PROBLEM STATEMENT>
Retype the material so that each line matches the original exactly.

DATA EXCERPTS>
+  const int tid = threadIdx.x, lane = tid & 63, wave = tid >> 6;
+  const int lr = lane & 31, lh = lane >> 5;
+  const vae_conv_geom g = p.g;
+  const int tilesN = p.N / GCI, ntile = tilesN * (p.M / GCO);
+  const wino::SplitTile wg = wino::split_tile_of_workgroup<true>(blockIdx.x, p.nsplit, ntile);
+  const int tile = wg.tile, split = wg.split;
+  const int tm = tile / tilesN, tn = tile % tilesN;
+  const int m0 = tm * GCO, n0 = tn * GCI;
+  const wino::UnitRange ur = wino::unit_range(nunits, p.nsplit, split);
+  const int64_t ubeg = ur.ubeg;
+  const int nu = ur.nu;
+  const int upi = (g.Ho / 2) * strips;
+  const bool do_bias = (p.bias_partial != nullptr) && tn == 0;
+#ifdef VAE_WGRAD_TIMING
+  constexpr int TS0 = 2, TSN = 8;
+  const bool tw = (tid & 255) == 0 && blockIdx.x < 8 && p.out != nullptr;
+  unsigned long long* const tout = reinterpret_cast<unsigned long long*>(p.out) + (blockIdx.x * 2 + (tid >> 8)) * (4 + TSN * 5);
+  unsigned long long tst[5];
+  const unsigned long long te0 = __builtin_amdgcn_s_memtime(), tr0 = __builtin_amdgcn_s_memrealtime();
+#define GSTAMP(i) do { __builtin_amdgcn_sched_barrier(0); tst[i] = __builtin_amdgcn_s_memtime(); __builtin_amdgcn_sched_barrier(0); } while (0)
+#define GSTAMPS_OUT(k) do { if (tw && (k) >= TS0 && (k) < TS0 + TSN) { _Pragma("unroll") for (int i_ = 0; i_ < 5; ++i_) tout[4 + ((k) - TS0) * 5 + i_] = tst[i_]; } } while (0)
+#else
+#define GSTAMP(i) do { } while (0)
+#define GSTAMPS_OUT(k) do { } while (0)
+#endif
+
+  const int xx = tid & 15, xq = (tid >> 4) & 7, xr = tid >> 7;
+  const bool xe_role = tid < 128 && (tid & 8) == 0;
+  const int ex = 16 + (tid & 1), er = (tid >> 1) & 3;
+  const int yq = tid >> 4;
+  const auto rsX = VAE_BUF_RSRC(p.X, (size_t)g.B * g.Hs * g.Ws * g.Cs * 4u);
+  const auto rsY = VAE_BUF_RSRC(p.dY, (size_t)g.B * g.Ho * g.Wo * p.ldy * 4u);
+  const auto rsS = VAE_BUF_RSRC(p.scale, (size_t)g.B * g.Cs * 4u);
+  const auto rsH = VAE_BUF_RSRC(p.shift, (size_t)g.B * g.Cs * 4u);
+  struct Stg {
+    f32x4 rx, rxe, ry[2];
+    int b, uf;
+  };
+  const f32x4 z4 = {0.f, 0.f, 0.f, 0.f};
+  Stg s0{z4, z4, {z4, z4}, -1, 16}, s1 = s0;
+  f32x4 bsum = z4;
+  f32x4 rsc = {1.f, 1.f, 1.f, 1.f}, rsh = z4;
+  int sc_b = -1;
+  int ub = (int)(ubeg / upi), uty = (int)((ubeg - (int64_t)ub * upi) / strips), ustrip = (int)((ubeg - (int64_t)ub * upi) % strips);
+  const unsigned thrX = ((xr * g.Ws + xx) * g.Cs + n0 + 4 * xq) * 4u, thrE = ((er * g.Ws + ex) * g.Cs + n0 + 4 * xq) * 4u;
+  const unsigned thrY = (xx * p.ldy + m0 + 4 * yq) * 4u, rowY = (unsigned)g.Wo * p.ldy * 4u;
+  const int tfX = (xr == 0 ? 1 : 0) | (xr == 3 ? 2 : 0) | (xx == 0 ? 4 : 0) | 16;
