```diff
+def layer_names():
+    out = []
+    for s in range(1, 4):
+        for bl in range(NBLOCKS[s]):
+            out += ["s%d.b%d.c%d" % (s + 1, bl, c) for c in (1, 2, 3)]
+    return out
+
+
+def family(name):
+    for f, short in (("conv_wr", "wr"), ("conv_p8", "p8"), ("halo", "halo"), ("conv_igemm", "igemm")):
+        if f in name:
+            return short
+    return "?"
+
+
+def read(path):
+    rows = list(csv.DictReader(open(path)))
+    col = next((c for c in ("Stream_Id", "Queue_Id") if c in rows[0] and len({r[c] for r in rows}) > 1), None)
+    lanes = {}
+    for r in rows:
+        lanes.setdefault(r[col] if col else "0", []).append((int(r["Start_Timestamp"]), int(r["End_Timestamp"]), r["Kernel_Name"]))
+    names = layer_names()
+    per_layer = {n: [] for n in names}
+    fam, spans, nb = {}, [], 0
+    for ev in lanes.values():
+        ev.sort()
+        stems = [i for i, e in enumerate(ev) if "stem" in e[2][:40]]
+        for a, b in zip(stems[1:], stems[2:] + [len(ev)]):
+            batch = ev[a:b]
+            convs = [e for e in batch if any(k in e[2] for k in CONV)]
+            if len(convs) != len(names) or not any("avgpool" in e[2] for e in batch):
+                continue
+            nb += 1
+            last = max(i for i, e in enumerate(batch) if "avgpool" in e[2])
+            spans.append((batch[last][1] - batch[0][0]) / 1e3)
+            for (s, e, n), name in zip(convs, names):
+                per_layer[name].append((e - s) / 1e3)
+                fam[name] = family(n)
+    return per_layer, fam, spans, nb, len(lanes), col
+
+
+def stats(v):
+    m = sum(v) / len(v)
+    return m, min(v), (sum((x - m) ** 2 for x in v) / len(v)) ** 0.5
+
+
+def main():
+    args = sys.argv[1:]
+    only = None
+    if args and args[0] == "--layers":
+        only, args = args[1].split(","), args[2:]
+    traces = [(a.split("=", 1)[0], read(a.split("=", 1)[1])) for a in args]
+    for name, (_, _, spans, nb, nl, col) in traces:
+        print("%-14s %d lanes (by %s), %d batches, mean batch span %.1f us" % (name, nl, col or "one queue", nb, sum(spans) / max(len(spans), 1)))
+    print("%-9s" % "layer" + "".join("  %-32s" % ("%s: mean / min / sd us" % n) for n, _ in traces))
+    for layer in layer_names():
+        if only and layer not in only:
+            continue
+        line = "%-9s" % layer
+        for _, (pl, fam, _, _, _, _) in traces:
+            m, lo, sd = stats(pl[layer])
+            line += "  %7.1f / %7.1f / %5.1f %-6s" % (m, lo, sd, fam[layer])
+        print(line)
+    line = "%-9s" % "conv sum"
+    for _, (pl, _, _, _, _, _) in traces:
+        line += "  %7.1f %-25s" % (sum(stats(v)[0] for v in pl.values()), "(stages 2-4)")
+    print(line)
+
+
+if __name__ == "__main__":
+    main()
```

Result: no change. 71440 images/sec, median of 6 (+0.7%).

ANSWER SECTION>
+  const int tid = threadIdx.x, lane = tid & 63, wave = tid >> 6;
+  const int lr = lane & 31, lh = lane >> 5;
+  const vae_conv_geom g = p.g;
+  const int tilesN = p.N / GCI, ntile = tilesN * (p.M / GCO);
+  const wino::SplitTile wg = wino::split_tile_of_workgroup<true>(blockIdx.x, p.nsplit, ntile);
+  const int tile = wg.tile, split = wg.split;
+  const int tm = tile / tilesN, tn = tile % tilesN;
+  const int m0 = tm * GCO, n0 = tn * GCI;
+  const wino::UnitRange ur = wino::unit_range(nunits, p.nsplit, split);
+  const int64_t ubeg = ur.ubeg;
+  const int nu = ur.nu;
+  const int upi = (g.Ho / 2) * strips;
+  const bool do_bias = (p.bias_partial != nullptr) && tn == 0;
+#ifdef VAE_WGRAD_TIMING
+  constexpr int TS0 = 2, TSN = 8;
+  const bool tw = (tid & 255) == 0 && blockIdx.x < 8 && p.out != nullptr;
+  unsigned long long* const tout = reinterpret_cast<unsigned long long*>(p.out) + (blockIdx.x * 2 + (tid >> 8)) * (4 + TSN * 5);
+  unsigned long long tst[5];
+  const unsigned long long te0 = __builtin_amdgcn_s_memtime(), tr0 = __builtin_amdgcn_s_memrealtime();
+#define GSTAMP(i) do { __builtin_amdgcn_sched_barrier(0); tst[i] = __builtin_amdgcn_s_memtime(); __builtin_amdgcn_sched_barrier(0); } while (0)
+#define GSTAMPS_OUT(k) do { if (tw && (k) >= TS0 && (k) < TS0 + TSN) { _Pragma("unroll") for (int i_ = 0; i_ < 5; ++i_) tout[4 + ((k) - TS0) * 5 + i_] = tst[i_]; } } while (0)
+#else
+#define GSTAMP(i) do { } while (0)
+#define GSTAMPS_OUT(k) do { } while (0)
+#endif
+
+  const int xx = tid & 15, xq = (tid >> 4) & 7, xr = tid >> 7;
+  const bool xe_role = tid < 128 && (tid & 8) == 0;
+  const int ex = 16 + (tid & 1), er = (tid >> 1) & 3;
+  const int yq = tid >> 4;
+  const auto rsX = VAE_BUF_RSRC(p.X, (size_t)g.B * g.Hs * g.Ws * g.Cs * 4u);
+  const auto rsY = VAE_BUF_RSRC(p.dY, (size_t)g.B * g.Ho * g.Wo * p.ldy * 4u);
+  const auto rsS = VAE_BUF_RSRC(p.scale, (size_t)g.B * g.Cs * 4u);
+  const auto rsH = VAE_BUF_RSRC(p.shift, (size_t)g.B * g.Cs * 4u);
+  struct Stg {
+    f32x4 rx, rxe, ry[2];
+    int b, uf;
+  };
+  const f32x4 z4 = {0.f, 0.f, 0.f, 0.f};
+  Stg s0{z4, z4, {z4, z4}, -1, 16}, s1 = s0;
+  f32x4 bsum = z4;
+  f32x4 rsc = {1.f, 1.f, 1.f, 1.f}, rsh = z4;
+  int sc_b = -1;
+  int ub = (int)(ubeg / upi), uty = (int)((ubeg - (int64_t)ub * upi) / strips), ustrip = (int)((ubeg - (int64_t)ub * upi) % strips);
+  const unsigned thrX = ((xr * g.Ws + xx) * g.Cs + n0 + 4 * xq) * 4u, thrE = ((er * g.Ws + ex) * g.Cs + n0 + 4 * xq) * 4u;
+  const unsigned thrY = (xx * p.ldy + m0 + 4 * yq) * 4u, rowY = (unsigned)g.Wo * p.ldy * 4u;
+  const int tfX = (xr == 0 ? 1 : 0) | (xr == 3 ? 2 : 0) | (xx == 0 ? 4 : 0) | 16;
```diff
+def layer_names():
+    out = []
+    for s in range(1, 4):
+        for bl in range(NBLOCKS[s]):
+            out += ["s%d.b%d.c%d" % (s + 1, bl, c) for c in (1, 2, 3)]
+    return out
+
+
+def family(name):
+    for f, short in (("conv_wr", "wr"), ("conv_p8", "p8"), ("halo", "halo"), ("conv_igemm", "igemm")):
+        if f in name:
+            return short
+    return "?"
+
+
+def read(path):
+    rows = list(csv.DictReader(open(path)))
+    col = next((c for c in ("Stream_Id", "Queue_Id") if c in rows[0] and len({r[c] for r in rows}) > 1), None)
+    lanes = {}
+    for r in rows:
+        lanes.setdefault(r[col] if col else "0", []).append((int(r["Start_Timestamp"]), int(r["End_Timestamp"]), r["Kernel_Name"]))
+    names = layer_names()
+    per_layer = {n: [] for n in names}
+    fam, spans, nb = {}, [], 0
+    for ev in lanes.values():
+        ev.sort()
+        stems = [i for i, e in enumerate(ev) if "stem" in e[2][:40]]
+        for a, b in zip(stems[1:], stems[2:] + [len(ev)]):
+            batch = ev[a:b]
+            convs = [e for e in batch if any(k in e[2] for k in CONV)]
+            if len(convs) != len(names) or not any("avgpool" in e[2] for e in batch):
+                continue
+            nb += 1
+            last = max(i for i, e in enumerate(batch) if "avgpool" in e[2])
+            spans.append((batch[last][1] - batch[0][0]) / 1e3)
+            for (s, e, n), name in zip(convs, names):
+                per_layer[name].append((e - s) / 1e3)
+                fam[name] = family(n)
+    return per_layer, fam, spans, nb, len(lanes), col
+
+
+def stats(v):
+    m = sum(v) / len(v)
+    return m, min(v), (sum((x - m) ** 2 for x in v) / len(v)) ** 0.5
+
+
+def main():
+    args = sys.argv[1:]
+    only = None
+    if args and args[0] == "--layers":
+        only, args = args[1].split(","), args[2:]
+    traces = [(a.split("=", 1)[0], read(a.split("=", 1)[1])) for a in args]
+    for name, (_, _, spans, nb, nl, col) in traces:
+        print("%-14s %d lanes (by %s), %d batches, mean batch span %.1f us" % (name, nl, col or "one queue", nb, sum(spans) / max(len(spans), 1)))
+    print("%-9s" % "layer" + "".join("  %-32s" % ("%s: mean / min / sd us" % n) for n, _ in traces))
+    for layer in layer_names():
+        if only and layer not in only:
+            continue
+        line = "%-9s" % layer
+        for _, (pl, fam, _, _, _, _) in traces:
+            m, lo, sd = stats(pl[layer])
+            line += "  %7.1f / %7.1f / %5.1f %-6s" % (m, lo, sd, fam[layer])
+        print(line)
+    line = "%-9s" % "conv sum"
+    for _, (pl, _, _, _, _, _) in traces:
+        line += "  %7.1f %-25s" % (sum(stats(v)[0] for v in pl.values()), "(stages 2-4)")
+    print(line)
+
+
+if __name__ == "__main__":
+    main()
```

Result: no change. 71440 images/sec, median of 6 (+0.7%).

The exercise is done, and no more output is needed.